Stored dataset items
--------
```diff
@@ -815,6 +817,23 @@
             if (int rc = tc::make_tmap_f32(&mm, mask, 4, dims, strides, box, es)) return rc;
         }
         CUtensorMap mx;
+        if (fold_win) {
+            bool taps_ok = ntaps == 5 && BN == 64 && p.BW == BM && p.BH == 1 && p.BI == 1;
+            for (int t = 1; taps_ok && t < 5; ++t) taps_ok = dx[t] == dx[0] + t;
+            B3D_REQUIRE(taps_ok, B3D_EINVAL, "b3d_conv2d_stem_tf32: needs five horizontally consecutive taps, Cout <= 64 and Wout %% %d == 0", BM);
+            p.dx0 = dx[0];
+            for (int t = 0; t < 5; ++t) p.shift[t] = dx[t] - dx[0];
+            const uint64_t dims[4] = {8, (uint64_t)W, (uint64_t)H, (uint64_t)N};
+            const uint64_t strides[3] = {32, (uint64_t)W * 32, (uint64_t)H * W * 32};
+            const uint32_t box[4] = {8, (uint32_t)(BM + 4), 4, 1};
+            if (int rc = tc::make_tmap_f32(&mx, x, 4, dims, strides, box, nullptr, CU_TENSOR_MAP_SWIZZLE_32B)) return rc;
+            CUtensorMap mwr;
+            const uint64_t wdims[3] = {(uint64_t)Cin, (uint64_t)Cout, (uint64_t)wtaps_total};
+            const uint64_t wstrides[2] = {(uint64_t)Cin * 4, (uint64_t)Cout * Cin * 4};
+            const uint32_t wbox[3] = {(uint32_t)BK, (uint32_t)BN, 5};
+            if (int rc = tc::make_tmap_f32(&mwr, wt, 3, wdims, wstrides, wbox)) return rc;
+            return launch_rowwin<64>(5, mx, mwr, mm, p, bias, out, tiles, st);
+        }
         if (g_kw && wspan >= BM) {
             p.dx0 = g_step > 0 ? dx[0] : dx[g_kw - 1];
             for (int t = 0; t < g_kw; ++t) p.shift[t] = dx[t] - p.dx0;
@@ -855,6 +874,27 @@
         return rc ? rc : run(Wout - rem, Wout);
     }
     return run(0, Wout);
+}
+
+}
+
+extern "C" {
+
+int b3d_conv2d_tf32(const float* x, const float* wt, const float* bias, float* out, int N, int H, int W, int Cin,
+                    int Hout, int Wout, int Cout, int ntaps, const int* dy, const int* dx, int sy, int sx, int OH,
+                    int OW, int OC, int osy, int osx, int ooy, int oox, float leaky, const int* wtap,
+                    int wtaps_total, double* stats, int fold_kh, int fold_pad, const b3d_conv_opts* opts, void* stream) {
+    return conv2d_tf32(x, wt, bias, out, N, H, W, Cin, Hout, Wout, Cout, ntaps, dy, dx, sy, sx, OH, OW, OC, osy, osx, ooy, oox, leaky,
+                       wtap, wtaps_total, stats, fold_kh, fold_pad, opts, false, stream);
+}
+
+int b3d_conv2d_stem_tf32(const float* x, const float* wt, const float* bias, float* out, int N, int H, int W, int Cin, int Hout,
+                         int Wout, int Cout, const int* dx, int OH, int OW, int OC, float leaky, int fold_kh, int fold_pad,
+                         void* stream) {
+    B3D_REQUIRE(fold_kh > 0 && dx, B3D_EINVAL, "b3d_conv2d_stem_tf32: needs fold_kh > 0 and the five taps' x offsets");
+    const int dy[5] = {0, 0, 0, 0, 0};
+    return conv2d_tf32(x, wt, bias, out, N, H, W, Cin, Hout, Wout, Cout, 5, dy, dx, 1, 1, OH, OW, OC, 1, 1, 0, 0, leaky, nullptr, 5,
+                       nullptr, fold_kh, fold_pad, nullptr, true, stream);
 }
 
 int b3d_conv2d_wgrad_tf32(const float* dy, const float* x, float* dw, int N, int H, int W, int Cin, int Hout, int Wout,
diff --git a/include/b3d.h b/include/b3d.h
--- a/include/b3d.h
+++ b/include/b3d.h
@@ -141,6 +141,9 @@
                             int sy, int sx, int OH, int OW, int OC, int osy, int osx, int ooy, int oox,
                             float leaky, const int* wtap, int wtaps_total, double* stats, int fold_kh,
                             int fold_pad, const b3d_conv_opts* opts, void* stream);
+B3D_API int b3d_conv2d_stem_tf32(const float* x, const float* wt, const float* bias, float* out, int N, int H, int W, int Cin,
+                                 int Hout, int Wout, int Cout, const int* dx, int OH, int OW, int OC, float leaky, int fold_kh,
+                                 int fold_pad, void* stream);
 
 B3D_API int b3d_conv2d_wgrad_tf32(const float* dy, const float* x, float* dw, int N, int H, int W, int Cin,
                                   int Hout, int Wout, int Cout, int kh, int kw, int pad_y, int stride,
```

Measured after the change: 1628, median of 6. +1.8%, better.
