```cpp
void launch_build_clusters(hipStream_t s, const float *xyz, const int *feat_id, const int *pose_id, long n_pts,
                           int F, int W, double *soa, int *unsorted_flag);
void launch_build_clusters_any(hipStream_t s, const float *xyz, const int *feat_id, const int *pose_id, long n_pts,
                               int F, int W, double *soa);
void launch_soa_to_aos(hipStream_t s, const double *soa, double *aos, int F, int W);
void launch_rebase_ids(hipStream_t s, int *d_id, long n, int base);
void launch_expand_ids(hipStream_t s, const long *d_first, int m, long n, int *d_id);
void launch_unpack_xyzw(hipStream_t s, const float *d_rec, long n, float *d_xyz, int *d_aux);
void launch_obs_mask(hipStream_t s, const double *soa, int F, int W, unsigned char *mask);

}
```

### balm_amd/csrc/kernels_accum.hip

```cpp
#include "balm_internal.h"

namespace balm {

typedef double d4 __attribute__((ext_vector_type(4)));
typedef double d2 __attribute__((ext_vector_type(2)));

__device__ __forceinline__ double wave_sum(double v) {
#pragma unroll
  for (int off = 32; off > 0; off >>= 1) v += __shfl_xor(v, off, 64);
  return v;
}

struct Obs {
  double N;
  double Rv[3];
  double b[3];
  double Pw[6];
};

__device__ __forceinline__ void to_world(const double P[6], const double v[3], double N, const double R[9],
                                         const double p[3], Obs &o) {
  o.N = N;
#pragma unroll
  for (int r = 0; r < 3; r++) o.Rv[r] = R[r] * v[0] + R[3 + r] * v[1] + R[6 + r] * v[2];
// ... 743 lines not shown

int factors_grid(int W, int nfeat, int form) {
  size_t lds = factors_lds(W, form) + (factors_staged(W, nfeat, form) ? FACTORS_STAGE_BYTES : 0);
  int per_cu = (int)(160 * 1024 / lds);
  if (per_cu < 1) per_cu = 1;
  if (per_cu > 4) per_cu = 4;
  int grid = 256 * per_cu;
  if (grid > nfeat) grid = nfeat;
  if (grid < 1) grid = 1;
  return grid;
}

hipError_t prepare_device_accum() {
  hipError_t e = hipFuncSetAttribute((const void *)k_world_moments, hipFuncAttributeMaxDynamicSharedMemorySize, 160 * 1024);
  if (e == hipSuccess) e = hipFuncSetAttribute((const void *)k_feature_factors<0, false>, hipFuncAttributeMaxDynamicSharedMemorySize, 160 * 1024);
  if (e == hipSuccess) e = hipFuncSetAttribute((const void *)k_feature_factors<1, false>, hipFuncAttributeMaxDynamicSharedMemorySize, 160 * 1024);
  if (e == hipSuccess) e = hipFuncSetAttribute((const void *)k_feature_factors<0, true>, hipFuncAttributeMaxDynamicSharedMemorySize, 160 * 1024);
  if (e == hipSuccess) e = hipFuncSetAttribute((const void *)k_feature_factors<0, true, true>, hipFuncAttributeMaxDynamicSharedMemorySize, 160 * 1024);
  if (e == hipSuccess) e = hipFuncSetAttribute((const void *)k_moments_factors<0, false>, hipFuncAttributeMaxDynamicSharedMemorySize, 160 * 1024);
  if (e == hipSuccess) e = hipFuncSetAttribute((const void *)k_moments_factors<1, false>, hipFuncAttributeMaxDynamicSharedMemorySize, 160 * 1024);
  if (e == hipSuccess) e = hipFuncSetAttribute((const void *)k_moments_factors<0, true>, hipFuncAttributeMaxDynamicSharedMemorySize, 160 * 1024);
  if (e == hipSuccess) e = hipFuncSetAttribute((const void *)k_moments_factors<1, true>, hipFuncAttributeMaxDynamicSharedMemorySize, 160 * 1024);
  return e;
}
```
--------
Exercise: For each line above that includes "mask", copy the line.

Task output:
             if (int rc = tc::make_tmap_f32(&mm, mask, 4, dims, strides, box, es)) return rc;
void launch_obs_mask(hipStream_t s, const double *soa, int F, int W, unsigned char *mask);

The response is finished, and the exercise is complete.